Top of Material for this task

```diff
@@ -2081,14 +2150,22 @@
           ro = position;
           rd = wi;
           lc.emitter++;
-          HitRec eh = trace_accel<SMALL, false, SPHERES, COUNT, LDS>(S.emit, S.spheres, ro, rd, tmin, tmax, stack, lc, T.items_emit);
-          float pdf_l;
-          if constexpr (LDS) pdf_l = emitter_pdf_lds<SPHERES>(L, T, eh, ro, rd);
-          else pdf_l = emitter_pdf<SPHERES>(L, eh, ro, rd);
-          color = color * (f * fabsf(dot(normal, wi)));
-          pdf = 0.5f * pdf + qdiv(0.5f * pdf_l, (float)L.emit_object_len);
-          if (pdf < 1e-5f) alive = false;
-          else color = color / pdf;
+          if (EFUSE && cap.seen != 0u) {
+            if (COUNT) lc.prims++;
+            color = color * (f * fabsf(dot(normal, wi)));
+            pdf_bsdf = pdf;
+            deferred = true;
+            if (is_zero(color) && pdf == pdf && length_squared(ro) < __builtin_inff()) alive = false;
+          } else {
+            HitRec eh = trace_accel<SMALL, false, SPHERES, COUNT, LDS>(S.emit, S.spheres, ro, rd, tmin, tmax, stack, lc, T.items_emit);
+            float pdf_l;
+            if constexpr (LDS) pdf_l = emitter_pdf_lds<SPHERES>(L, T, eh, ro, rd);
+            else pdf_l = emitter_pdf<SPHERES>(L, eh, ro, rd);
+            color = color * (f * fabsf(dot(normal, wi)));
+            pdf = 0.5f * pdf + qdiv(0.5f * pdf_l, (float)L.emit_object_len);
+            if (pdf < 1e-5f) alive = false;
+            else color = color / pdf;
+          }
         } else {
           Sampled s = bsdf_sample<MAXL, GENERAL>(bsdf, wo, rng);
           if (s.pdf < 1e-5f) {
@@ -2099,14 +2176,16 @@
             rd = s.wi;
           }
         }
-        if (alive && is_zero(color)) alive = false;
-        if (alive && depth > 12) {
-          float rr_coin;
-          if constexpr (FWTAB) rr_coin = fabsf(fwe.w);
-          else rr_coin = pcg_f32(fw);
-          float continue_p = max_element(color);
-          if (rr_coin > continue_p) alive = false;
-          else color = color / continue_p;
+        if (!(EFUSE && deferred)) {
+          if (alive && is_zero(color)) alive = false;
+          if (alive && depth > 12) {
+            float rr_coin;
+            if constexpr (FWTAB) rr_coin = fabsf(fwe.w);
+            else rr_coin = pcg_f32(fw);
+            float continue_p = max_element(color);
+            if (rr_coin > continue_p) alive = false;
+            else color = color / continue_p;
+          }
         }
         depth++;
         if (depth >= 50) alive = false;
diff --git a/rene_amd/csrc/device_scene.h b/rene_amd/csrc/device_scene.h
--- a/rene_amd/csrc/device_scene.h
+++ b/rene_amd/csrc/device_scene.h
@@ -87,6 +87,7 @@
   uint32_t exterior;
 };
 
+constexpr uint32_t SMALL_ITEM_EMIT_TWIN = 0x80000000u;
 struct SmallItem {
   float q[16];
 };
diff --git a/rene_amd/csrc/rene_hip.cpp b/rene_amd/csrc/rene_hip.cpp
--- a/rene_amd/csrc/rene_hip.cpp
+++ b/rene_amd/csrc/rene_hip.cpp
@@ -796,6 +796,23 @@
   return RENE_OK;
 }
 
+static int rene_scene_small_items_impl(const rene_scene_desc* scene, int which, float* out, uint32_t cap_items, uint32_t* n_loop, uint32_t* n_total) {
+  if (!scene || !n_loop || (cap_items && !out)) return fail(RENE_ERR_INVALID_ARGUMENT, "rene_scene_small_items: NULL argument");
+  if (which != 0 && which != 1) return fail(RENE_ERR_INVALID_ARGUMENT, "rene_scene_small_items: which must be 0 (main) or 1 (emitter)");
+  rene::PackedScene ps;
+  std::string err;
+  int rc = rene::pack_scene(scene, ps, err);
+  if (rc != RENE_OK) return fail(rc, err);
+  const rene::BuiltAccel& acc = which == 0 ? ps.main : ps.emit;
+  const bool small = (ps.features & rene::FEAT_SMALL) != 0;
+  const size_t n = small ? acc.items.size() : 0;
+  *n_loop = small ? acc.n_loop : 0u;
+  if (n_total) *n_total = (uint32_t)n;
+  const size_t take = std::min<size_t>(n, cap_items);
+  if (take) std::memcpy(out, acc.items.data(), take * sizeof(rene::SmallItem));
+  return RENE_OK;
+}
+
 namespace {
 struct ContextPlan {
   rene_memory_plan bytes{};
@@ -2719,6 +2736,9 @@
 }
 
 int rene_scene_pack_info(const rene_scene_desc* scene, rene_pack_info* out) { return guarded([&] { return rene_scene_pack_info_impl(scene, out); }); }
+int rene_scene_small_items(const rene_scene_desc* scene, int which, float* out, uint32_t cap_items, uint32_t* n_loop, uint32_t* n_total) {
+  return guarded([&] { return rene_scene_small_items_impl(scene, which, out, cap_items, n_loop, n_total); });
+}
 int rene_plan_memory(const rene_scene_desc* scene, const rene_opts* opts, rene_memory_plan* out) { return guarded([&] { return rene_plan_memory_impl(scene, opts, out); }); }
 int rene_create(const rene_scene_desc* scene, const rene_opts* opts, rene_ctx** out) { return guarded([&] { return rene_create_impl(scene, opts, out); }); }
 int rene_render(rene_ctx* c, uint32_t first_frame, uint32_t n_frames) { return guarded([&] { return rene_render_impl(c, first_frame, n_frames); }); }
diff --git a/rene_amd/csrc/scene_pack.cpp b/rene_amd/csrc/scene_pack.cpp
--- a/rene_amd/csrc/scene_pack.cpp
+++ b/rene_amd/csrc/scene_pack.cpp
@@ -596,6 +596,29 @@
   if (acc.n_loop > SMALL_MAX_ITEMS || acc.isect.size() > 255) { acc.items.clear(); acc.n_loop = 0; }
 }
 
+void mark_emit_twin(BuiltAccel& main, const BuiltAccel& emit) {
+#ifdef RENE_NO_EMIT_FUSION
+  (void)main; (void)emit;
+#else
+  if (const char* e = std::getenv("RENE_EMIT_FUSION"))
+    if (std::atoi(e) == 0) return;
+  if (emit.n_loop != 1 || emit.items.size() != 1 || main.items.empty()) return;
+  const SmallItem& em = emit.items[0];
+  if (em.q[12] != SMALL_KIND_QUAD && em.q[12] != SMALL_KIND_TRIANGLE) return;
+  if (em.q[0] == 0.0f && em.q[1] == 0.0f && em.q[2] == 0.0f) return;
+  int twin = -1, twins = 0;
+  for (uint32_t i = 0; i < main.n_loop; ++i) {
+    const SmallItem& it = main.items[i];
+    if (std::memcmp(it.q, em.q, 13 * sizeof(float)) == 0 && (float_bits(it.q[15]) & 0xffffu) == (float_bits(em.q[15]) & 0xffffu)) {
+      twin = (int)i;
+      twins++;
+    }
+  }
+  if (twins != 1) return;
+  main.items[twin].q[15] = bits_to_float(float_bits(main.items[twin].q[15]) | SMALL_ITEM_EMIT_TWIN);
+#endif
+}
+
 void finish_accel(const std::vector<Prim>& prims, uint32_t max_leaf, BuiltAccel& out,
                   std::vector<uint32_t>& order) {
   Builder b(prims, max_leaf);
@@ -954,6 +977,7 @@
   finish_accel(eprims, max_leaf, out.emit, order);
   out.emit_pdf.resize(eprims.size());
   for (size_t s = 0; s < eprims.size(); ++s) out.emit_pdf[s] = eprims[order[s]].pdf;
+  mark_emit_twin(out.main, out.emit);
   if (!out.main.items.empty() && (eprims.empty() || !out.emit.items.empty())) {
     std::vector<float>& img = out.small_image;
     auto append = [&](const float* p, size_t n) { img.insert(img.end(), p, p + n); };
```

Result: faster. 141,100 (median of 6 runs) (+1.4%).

Bottom of Material for this task

Problem statement:
Copy out all the lines of the records that include "opts".

Exercise answer:
 int rene_plan_memory(const rene_scene_desc* scene, const rene_opts* opts, rene_memory_plan* out) { return guarded([&] { return rene_plan_memory_impl(scene, opts, out); }); }
 int rene_create(const rene_scene_desc* scene, const rene_opts* opts, rene_ctx** out) { return guarded([&] { return rene_create_impl(scene, opts, out); }); }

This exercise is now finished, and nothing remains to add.